天空一轮明月高照,清辉洒满整座县城。
夜晚的来财县依旧热闹,到处都是一种放荡不羁的市井生气。
此刻,一座石桥上充满了烟火气。
若陈坤在此,定能认出这里正是上次张老道摆摊算命的那座石桥。
桥下河水汩汩流淌,不知疲倦。
桥上已不见张老道的身影,却多了一个卖烤花生的小摊。
炭火滋滋作响,烟气袅袅。
虽已入夜天凉,摊主却只穿了件白色工字背心,露出上半身线条分明、垒块清晰的肌肉。
烤架上的炭火正旺,烟气混着油香一股股往上冒。
摊主抬手擦汗时,手臂和肩膀的“疙瘩”时不时贲起。
透过烟火,可以看清摊主一头板寸发型,还戴着一副墨镜,正专注地给面前一串串花生米刷着调料。
新奇的是,摊主烤的花生米,颗颗饱满如橄榄大小,还被细心串成了串,正在炭火上被烤得微微焦黄,滋滋冒油。
桥面上,两个精壮汉子正在练活儿。
一个背着另一个,底下那个扎着马步,脖子和后背的筋肉绷得铁硬,一步一坑地往前挪。
背上那个汉子也没闲着,腰背弓着暗暗使着劲。
两人贴得死紧,像一块夯土,喘着粗气,慢吞吞却劲儿道十足地往前拱。
还有一群骑着鸵鸟的大妈你追我赶,笑声嘹亮。
忽然,一股奇特的焦香混着调料味弥散开来,瞬间抓住了许多路人的鼻子,引得他们循着香味围拢过来。

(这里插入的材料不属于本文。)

# yuliangguo/OmniFusion

Hardware: AMD Instinct MI355X
Metric: panoramas/sec at 512x1024 ERP, N=18 256^2 patches; equi2pers+pers2equi GB/s vs HBM peak (higher is better)
Workload: dtype f16x3 (fp16 hi/lo pairs, fp32 accumulate: fp32-class); 1 GPU; cfg2/cfg4 shard: 8 panoramas/GPU/step, 512x1024 ERP, fov 80, nrows 4 (18 patches); full single-pass spherical_fusion forward (confidence=True) at patch size 128 — the only size the reference network exists at (SURVEY 0.1); random-init weights (seed 42); inputs resident in HBM; resample pair at 18x256^2 reported in roofline_resample; per_gpu_batch=8, global_batch=8, parallelism=image-sharded x1, execution=3 forwards in flight per GPU on 3 streams (spherical_fusion.pipelined)

## Files before the change

omnifusion_amd/csrc/omni_conv_sh.hip:

```cpp
#include "omni_conv_sh_common.h"

namespace {

__constant__ float wino_coef[16][4] = {
    {1, 0, 0, 0}, {1, 1, 0, 0}, {1, -1, 0, 0}, {0, -1, 0, 0},
    {1, 0, 1, 0}, {1, 1, 1, 1}, {1, -1, 1, -1}, {0, -1, 0, -1},
    {1, 0, -1, 0}, {1, 1, -1, -1}, {1, -1, -1, 1}, {0, -1, 0, 1},
    {0, 0, -1, 0}, {0, 0, -1, -1}, {0, 0, -1, 1}, {0, 0, 0, 1}};
template <int BM, int BN, int WM, int WN, int NST = 3, int NL = 0, bool PP = false, bool WINO = false, bool X1 = false>
__global__ __launch_bounds__(64 * (WM * WN + NL)) void conv_sh_kernel(ShConvArgs a)
{
    static_assert(!(WINO && X1), "Winograd: f16x3 only");
    static_assert(!PP || (NL > 0 && WM * WN == 8 && NST >= 3), "ping-pong: eight matrix waves (two per SIMD) + loader waves, three stages");
    static_assert(!WINO || (PP && BM / WM == 32 && BN / WN == 32), "Winograd: the ping-pong kernel with 32 x 32 wave tiles");
    constexpr int NW = WM * WN, LW = NL > 0 ? NL : NW, RPP = 8 * LW;
    constexpr int TM = BM / WM / 32, TN = BN / WN / 32;
    constexpr int APASS = BM / RPP, BPASS = BN / RPP, LPS = APASS + BPASS;
    static_assert(APASS >= 1 && BPASS >= 1, "a tile side must cover at least one DMA pass");
    constexpr int A_BYTES = BM * 128, STAGE = (BM + BN) * 128;
    __shared__ __attribute__((aligned(1024))) unsigned char lds[NST * STAGE];
    __shared__ long long cst[OMNI_ABL(32768) ? 256 : 1];
    const bool stamped = OMNI_ABL(32768) && blockIdx.x == 0 && blockIdx.y == 0 && a.ws != nullptr && a.splitk <= 1;
    auto cstamp = [&](int k) { if (OMNI_ABL(32768) && stamped && (threadIdx.x & 63) == 0 && k < 256) cst[k] = clock64(); };
    auto cdump = [&]() { if (OMNI_ABL(32768) && stamped && threadIdx.x == 0) for (int i = 0; i < 256; ++i) reinterpret_cast<long long*>(a.ws)[i] = cst[i]; };
// ... 633 lines not shown
    a.ws = ws;
    a.wt_major = omni_options().conv_wt_major == 2 || (omni_options().conv_wt_major == 1 &&
                 (long long)Cout * conv_sh_ksteps(a) * 128 > (long long)M * H * W * (C1 + C2) * 4) ? 1 : 0;
    a.post = post; a.post_rows = 1; a.wino_th = a.wino_tw = a.wino_pix = 0;
    if (post) {
        if (post_elems == 0 || post_elems % (size_t)Cout || post_elems / (size_t)Cout > 0x7fffffffull)
            OMNI_FAIL(OMNI_ERR_INVALID, "omni_conv2d_sh: the post-activation addend must hold whole rows of Cout channels");
        a.post_rows = (unsigned)(post_elems / (size_t)Cout);
    }
    hipStream_t s = (hipStream_t)stream;
    if (const int rc = conv_sh_launch(conv_sh_plan(a, fmt, post != nullptr, omni_options()), a, (fmt & 8) != 0, s); rc != OMNI_OK) return rc;
    OMNI_HIP(hipGetLastError());
    if (a.splitk > 1 && reduce) {
        const size_t n4 = (size_t)rows * Cout / 4;
        hipLaunchKernelGGL(sh_splitk_reduce_kernel, dim3((unsigned)((n4 + 255) / 256)), dim3(256), 0, s, (const float*)ws, bias, res, dst,
                           n4, Cout, a.splitk, (size_t)rows * Cout, act, a.dst_sh, a.res_f32);
        OMNI_HIP(hipGetLastError());
    }
    return OMNI_OK;
}
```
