template <int LAYOUT, int MIN_WAVES_PER_SIMD>
__global__ __launch_bounds__(256, MIN_WAVES_PER_SIMD) void pow_search_pre_kernel(PowJobDev job, uint32_t v_base, uint32_t iters,
                                                             uint32_t* __restrict__ out_count,
                                                             uint32_t* __restrict__ out_words, uint32_t cap) {
    const uint32_t nthreads = gridDim.x * blockDim.x;
    uint32_t v = v_base + blockIdx.x * blockDim.x + threadIdx.x;
    for (uint32_t it = 0; it < iters; ++it, v += nthreads) {
        const uint32_t h0 = pow_h0_pre<LAYOUT>(job, v);
        const bool hit = ((h0 ^ job.tword) & job.tmask) == 0 && ((h0 >> job.frac_shift) & 0xfu) < job.frac_limit;
        if (__builtin_expect(hit, 0)) {
            const uint32_t slot = atomicAdd(out_count, 1u);
            if (slot < cap) out_words[slot] = v;
        }
    }
}

static void hip_check(hipError_t e, const char* what) {
    if (e != hipSuccess) throw std::runtime_error(std::string(what) + ": " + hipGetErrorString(e));
}

PowJobDev make_pow_job(const PowJobHost& hj) {
    PowJobDev j{};
    const uint8_t* hdr = hj.header.data();
    const size_t len = hj.header.size();
    if (len != 108 && len != 138) throw std::invalid_argument("header must be 108 (v2) or 138 (v1) bytes");
    uint32_t st[8];
    std::memcpy(st, kSha256IV, sizeof(st));
    const int full_blocks = len == 108 ? 1 : 2;
    for (int b = 0; b < full_blocks; ++b) host_compress(st, hdr + 64 * b);
    uint8_t tail[64] = {0};
    const size_t rem = len - 64 * full_blocks;
    std::memcpy(tail, hdr + 64 * full_blocks, rem);
    std::memset(tail + rem - 4, 0, 4);
    tail[rem] = 0x80;
    const uint64_t bits = uint64_t(len) * 8;
    for (int i = 0; i < 8; ++i) tail[56 + i] = uint8_t(bits >> (56 - 8 * i));
    for (int i = 0; i < 16; ++i) j.w[i] = load_be32(tail + 4 * i);
    std::memcpy(j.mid, st, sizeof(st));
    uint32_t ws[8];
    std::memcpy(ws, st, sizeof(st));
    host_rounds(ws, j.w, len == 108 ? 10 : 1);
    std::memcpy(j.st, ws, sizeof(ws));
    j.tmask = hj.tmask;
    j.tword = hj.tword;
    j.frac_shift = hj.frac_shift;
    j.frac_limit = hj.frac_limit;
    const int r0 = len == 108 ? 10 : 1;
    const PowWordKinds kinds = pow_word_kinds(len == 108 ? 2 : 1);
    auto ssig0 = [](uint32_t x) { return host_rotr(x, 7) ^ host_rotr(x, 18) ^ (x >> 3); };
    auto ssig1 = [](uint32_t x) { return host_rotr(x, 17) ^ host_rotr(x, 19) ^ (x >> 10); };
    uint32_t wc[64] = {0};
    for (int i = 0; i < 64; ++i) {
        if (i < 16) {
            if (!kinds.vec[i]) wc[i] = j.w[i];
        } else {
            uint32_t sum = 0;
            if (!kinds.vec[i - 16]) sum += wc[i - 16];
            if (!kinds.vec[i - 15]) sum += ssig0(wc[i - 15]);
            if (!kinds.vec[i - 7]) sum += wc[i - 7];
            if (!kinds.vec[i - 2]) sum += ssig1(wc[i - 2]);
            if (!kinds.vec[i]) wc[i] = sum;
            else j.kw[i] = sum;
        }
        if (!kinds.vec[i]) j.kw[i] = kSha256K[i] + wc[i];
    }
    {
        const uint32_t* s = j.st;
        const uint32_t t1 = s[7] + (host_rotr(s[4], 6) ^ host_rotr(s[4], 11) ^ host_rotr(s[4], 25)) +
                            ((s[4] & s[5]) ^ (~s[4] & s[6])) + kSha256K[r0];
        const uint32_t t2 = (host_rotr(s[0], 2) ^ host_rotr(s[0], 13) ^ host_rotr(s[0], 22)) +
                            ((s[0] & s[1]) ^ (s[0] & s[2]) ^ (s[1] & s[2]));
        j.ce = s[3] + t1;
        j.ca = t1 + t2;
        for (int k = 0; k < 3; ++k) {
            const int i = r0 + 1 + k;
            j.hk[k] = s[6 - k] + (kinds.vec[i] ? kSha256K[i] : j.kw[i]);
        }
    }
    return j;
}

uint32_t pow_job_h0_host(const PowJobHost& hj, uint32_t v) {
    const PowJobDev job = make_pow_job(hj);
    return hj.header.size() == 108 ? pow_h0_pre<2>(job, v) : pow_h0_pre<1>(job, v);
}

struct PowDeviceBuffers {
    int device = -1;
    uint32_t* d_count = nullptr;
    uint32_t* d_words = nullptr;
    uint32_t cap = 0;
};

static thread_local PowDeviceBuffers g_pow_bufs;

static PowDeviceBuffers& pow_buffers(uint32_t cap) {
    int dev = 0;
    hip_check(hipGetDevice(&dev), "hipGetDevice");
    PowDeviceBuffers& b = g_pow_bufs;
    if (b.device != dev || b.cap < cap) {
        if (b.d_count) { (void)hipFree(b.d_count); (void)hipFree(b.d_words); }
        hip_check(hipMalloc(&b.d_count, sizeof(uint32_t)), "hipMalloc count");
        hip_check(hipMalloc(&b.d_words, sizeof(uint32_t) * cap), "hipMalloc words");
        b.device = dev;
        b.cap = cap;
    }
    return b;
}

constexpr int kPowDefaultVariant = 5;
constexpr int kPowVariantCount = 6;

using PowKernelFn = void (*)(PowJobDev, uint32_t, uint32_t, uint32_t*, uint32_t*, uint32_t);

static PowKernelFn pow_kernel_fn(bool v2, int variant) {
    if (variant < 0 || variant >= kPowVariantCount) throw std::invalid_argument("unknown PoW kernel variant");
    if (variant == 0) variant = kPowDefaultVariant;
    if (!v2) return variant >= 4 ? &pow_search_pre_kernel<1, 7> : &pow_search_kernel<1, 1>;
    switch (variant) {
        case 1: return &pow_search_kernel<2, 8>;
        case 2: return &pow_search_lds_kernel;
        case 4: return &pow_search_pre_kernel<2, 1>;
        case 5: return &pow_search_pre_kernel<2, 8>;
        default: return &pow_search_kernel<2, 1>;
    }
}
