template <int B, int R>
__device__ __forceinline__ void strip_body(const SadParams& p, int strips_per_row, int strip, uint32_t* tiles, int wave, int lane) {
    using C = StripCfg<B, R>;
    const int strips_per_pair = strips_per_row * p.nby;
    const int pair = (int)div48((unsigned)strip, p.div_spp);
    const int rem = strip - pair * strips_per_pair;
    const int by = (int)div48((unsigned)rem, p.div_spr);
    const int bx0 = (rem - by * strips_per_row) * C::NB;

    const uint8_t* __restrict__ prev = p.prev_base + (size_t)pair * p.prev_pitch;
    const uint8_t* __restrict__ cur = p.cur_base + (size_t)pair * p.cur_pitch;
    uint32_t* tile = tiles + wave * C::TILE_DWORDS;

    const int b = lane / C::NG;
    const int g = lane % C::NG;
    const int bx = bx0 + b;
    const bool blk_on = bx < p.nbx;
    const int y0 = by * B;

    uint32_t c[B][C::BW];
    {
        const int bxc = blk_on ? bx : p.nbx - 1;
        const uint8_t* cp = cur + (size_t)y0 * p.stride + bxc * B;
#pragma unroll
        for (int y = 0; y < B; ++y) {
            if constexpr (C::BW % 4 == 0) {
#pragma unroll
                for (int q4 = 0; q4 < C::BW; q4 += 4) {
                    const uint4 v = *reinterpret_cast<const uint4*>(cp + (size_t)y * p.stride + 4 * q4);
                    c[y][q4 + 0] = v.x; c[y][q4 + 1] = v.y; c[y][q4 + 2] = v.z; c[y][q4 + 3] = v.w;
                }
            } else {
#pragma unroll
                for (int q2 = 0; q2 < C::BW; q2 += 2) {
                    const uint2 v = *reinterpret_cast<const uint2*>(cp + (size_t)y * p.stride + 4 * q2);
                    c[y][q2 + 0] = v.x; c[y][q2 + 1] = v.y;
                }
            }
        }
    }

    {
        constexpr int LR = 64 / C::TILE_WG;
        constexpr int STEPS = (C::TILE_H + LR - 1) / LR;
        const int tx0 = bx0 * B - R, ty0 = y0 - R;
        const int sr = lane / C::TILE_WG, sc = lane - sr * C::TILE_WG;
        const int gx = tx0 + C::GRAN * sc;
        const bool lane_on = sr < LR && gx >= 0 && gx < p.W;
        const uint8_t* src = prev + (ptrdiff_t)(ty0 + sr) * p.stride + gx;
        uint32_t* dst = tile + sr * C::SW + C::GDW * sc;
#pragma unroll
        for (int it = 0; it < STEPS; ++it) {
            const int row = sr + it * LR;
            const bool row_in_tile = (it + 1) * LR <= C::TILE_H || row < C::TILE_H;
            if (lane_on && row_in_tile && (unsigned)(ty0 + row) < (unsigned)p.H) {
                const uint8_t* sp = src + (ptrdiff_t)(it * LR) * p.stride;
                uint32_t* dp = dst + it * LR * C::SW;
                if constexpr (C::GRAN == 16) *reinterpret_cast<uint4*>(dp) = *reinterpret_cast<const uint4*>(sp);
                else if constexpr (C::GRAN == 8) *reinterpret_cast<uint2*>(dp) = *reinterpret_cast<const uint2*>(sp);
                else *dp = *reinterpret_cast<const uint32_t*>(sp);
            }
        }
    }
    __builtin_amdgcn_fence(__ATOMIC_RELEASE, "wavefront");
    __builtin_amdgcn_wave_barrier();
    __builtin_amdgcn_fence(__ATOMIC_ACQUIRE, "wavefront");

    const int dx0 = -R + 4 * g;
    uint32_t colk[4], colk_pos[4];
#pragma unroll
    for (int j = 0; j < 4; ++j) {
        const int dx = dx0 + j;
        const int x = bx * B + dx;
        const bool v = blk_on && g < C::NGA && x >= 0 && x + B <= p.W;
        const uint32_t rank = dx0 < 0 ? 3u - j : (uint32_t)j;
        colk[j] = v ? ((uint32_t)(dx * dx) << C::KSHIFT) | (C::RANK_KEY ? rank : 0u) : 0xFFFFFFFFu;
        colk_pos[j] = v ? ((uint32_t)(dx * dx) << C::KSHIFT) | (7u - rank) : 0xFFFFFFFFu;
    }
    uint32_t bkey = 0xFFFFFFFFu;
    int bi = 0;
    uint32_t colmin[4] = {0xFFFFFFFFu, 0xFFFFFFFFu, 0xFFFFFFFFu, 0xFFFFFFFFu};
    uint32_t* amin = nullptr;
    if constexpr (kSadColKeys == 2 && (C::RANK_KEY || C::COMPACT_KEY)) {
        amin = tiles + kStripWaves * C::TILE_DWORDS + wave * kColSlotDwords + lane;
#pragma unroll
        for (int j = 0; j < 4; ++j) amin[64 * j] = 0xFFFFFFFFu;
    }
    strip_passes<B, R>(c, tiles, (uint32_t)(wave * C::TILE_DWORDS + b * C::BW + g), colk, colk_pos, y0, p.H, bkey, bi, colmin, amin,
                       std::make_integer_sequence<int, C::SPLIT>{});
    if constexpr (kSadColKeys != 0 && (C::RANK_KEY || C::COMPACT_KEY)) {
#pragma unroll
        for (int j = 0; j < 4; ++j) {
            uint32_t kc;
            if constexpr (kSadColKeys == 2) kc = __hip_atomic_load(amin + 64 * j, __ATOMIC_RELAXED, __HIP_MEMORY_SCOPE_WAVEFRONT);
            else kc = colmin[j];
            uint32_t lk;
            if constexpr (C::RANK_KEY) {
                const uint32_t x = (((kc & 0xFFFEu) << 2) + colk[j]) ^ ((kc & 1u) * 7u);
                lk = (kc & 0xFFFF0000u) | x;
            } else {
                lk = (kc & 0xFFFF0000u) | ((kc & 0xFFFFu) + colk[j]);
            }
            lk = (colk[j] == 0xFFFFFFFFu || kc == 0xFFFFFFFFu) ? 0xFFFFFFFFu : lk;
            bkey = min(bkey, lk);
        }
    }
    unsigned long long best = ~0ull;
    if (bkey != 0xFFFFFFFFu) {
        const uint32_t d2 = (bkey & 0xFFFFu) >> C::KSHIFT;
        int dx = dx0, dy;
        if constexpr (C::RANK_KEY) {
            const int code = (int)(bkey & 7u);
            const bool neg = code < 4;
            const int rank = neg ? code : 7 - code;
            dx = dx0 + (dx0 < 0 ? 3 - rank : rank);
            const int ady = (int)(__builtin_sqrtf((float)((int)d2 - dx * dx)) + 0.5f);
            dy = neg ? -ady : ady;
        } else {
            if constexpr (C::COMPACT_KEY) bi = (int)(bkey & 63u);
            dy = -R + bi;
            const int dxsq = (int)d2 - dy * dy;
#pragma unroll
            for (int j = 1; j < 4; ++j) dx = ((dx0 + j) * (dx0 + j) == dxsq) ? dx0 + j : dx;
        }
        best = ((unsigned long long)((bkey & 0xFFFF0000u) | d2) << 32) | (unsigned long long)(uint32_t)(((dy + R) << 8) | (dx + R));
    }
    uint32_t eacc[C::KE];
#pragma unroll
    for (int i = 0; i < C::KE; ++i) eacc[i] = 0;
    {
        const uint32_t* ecol = tile + b * C::BW + C::EDGE_COL;
        const int erow0 = g * C::KE;
        uint32_t nxt[C::BW];
#pragma unroll
        for (int q = 0; q < C::BW; ++q) nxt[q] = ecol[erow0 * C::SW + q];
#pragma unroll
        for (int rr = 0; rr < B + C::KE - 1; ++rr) {
            uint32_t ref[C::BW];
#pragma unroll
            for (int q = 0; q < C::BW; ++q) ref[q] = nxt[q];
            if (rr + 1 < B + C::KE - 1) {
                const int row = erow0 + rr + 1;
#pragma unroll
                for (int q = 0; q < C::BW; ++q) nxt[q] = ecol[row * C::SW + q];
            }
#pragma unroll
            for (int i = 0; i < C::KE; ++i) {
                const int y = rr - i;
                if (y >= 0 && y < B) {
#pragma unroll
                    for (int q = 0; q < C::BW; ++q) eacc[i] = __builtin_amdgcn_sad_u8(ref[q], c[y][q], eacc[i]);
                }
            }
            asm volatile("" : "+v"(eacc[0]) : : "memory");
        }
    }

    {
        const bool xok = blk_on && bx * B + R + B <= p.W;
#pragma unroll
        for (int i = 0; i < C::KE; ++i) {
            const int dy = -R + g * C::KE + i;
            const bool v = xok && dy <= R && y0 + dy >= 0 && y0 + dy + B <= p.H;
            const unsigned long long k64 =
                ((unsigned long long)((eacc[i] << 16) | (uint32_t)(R * R + dy * dy)) << 32) |
                (unsigned long long)(uint32_t)(((dy + R) << 8) | (2 * R));
            best = (v && k64 < best) ? k64 : best;
        }
    }
#pragma unroll
    for (int m = 1; m < C::NG; m <<= 1) {
        const unsigned long long o = shfl_xor_u64(best, m);
        best = o < best ? o : best;
    }
    if (blk_on && g == 0) {
        const int sad = (int)(best >> 48);
        const int dy = (int)((best >> 8) & 0xFF) - R, dx = (int)(best & 0xFF) - R;
        const size_t k = ((size_t)pair * p.nby + by) * p.nbx + bx;
        float4 e;
        e.x = (float)(bx * B + B / 2 + dx) * p.nx;
        e.y = (float)(y0 + B / 2 + dy) * p.ny;
        e.z = ((float)dx / 1.0f) * (-p.nx);
        e.w = ((float)dy / 1.0f) * (-p.ny);
        p.out_entries[k] = e;
        if (p.out_best) {
            p.out_best[3 * k + 0] = dx;
            p.out_best[3 * k + 1] = dy;
            p.out_best[3 * k + 2] = sad;
        }
    }
}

“呦,这小哥,挺有男人味儿的嘛。”一位大妈利落地跳下鸵鸟,凑近深深吸了口气,也不知是在嗅烤花生的香味儿,还是在嗅别的什么。
另一位大妈也盯着一身腱子肉的摊主,眼神发亮。
“小伙子,你是哪家的娃?阿姨我说不定认识你家亲戚哩。”
摊主一边翻动着花生串,一边抬头,墨镜后的脸似乎带着笑。
“两位小妹妹,这是退休了,晚上享受生活着呢?”
“啊?”两位大妈齐齐一愣,随即爆发出一阵洪亮的笑声。
“嘎嘎嘎!你这小伙子说话,咋嘎嘎有劲儿。”
“哈哈哈!小伙子,嘴真甜,阿姨都一把年纪了。”
两大妈说着便绕到摊子两侧,一左一右,伸手就往那摊主结实的胳膊上摸。
围观的人群顿时哄笑起来,都乐见这场面。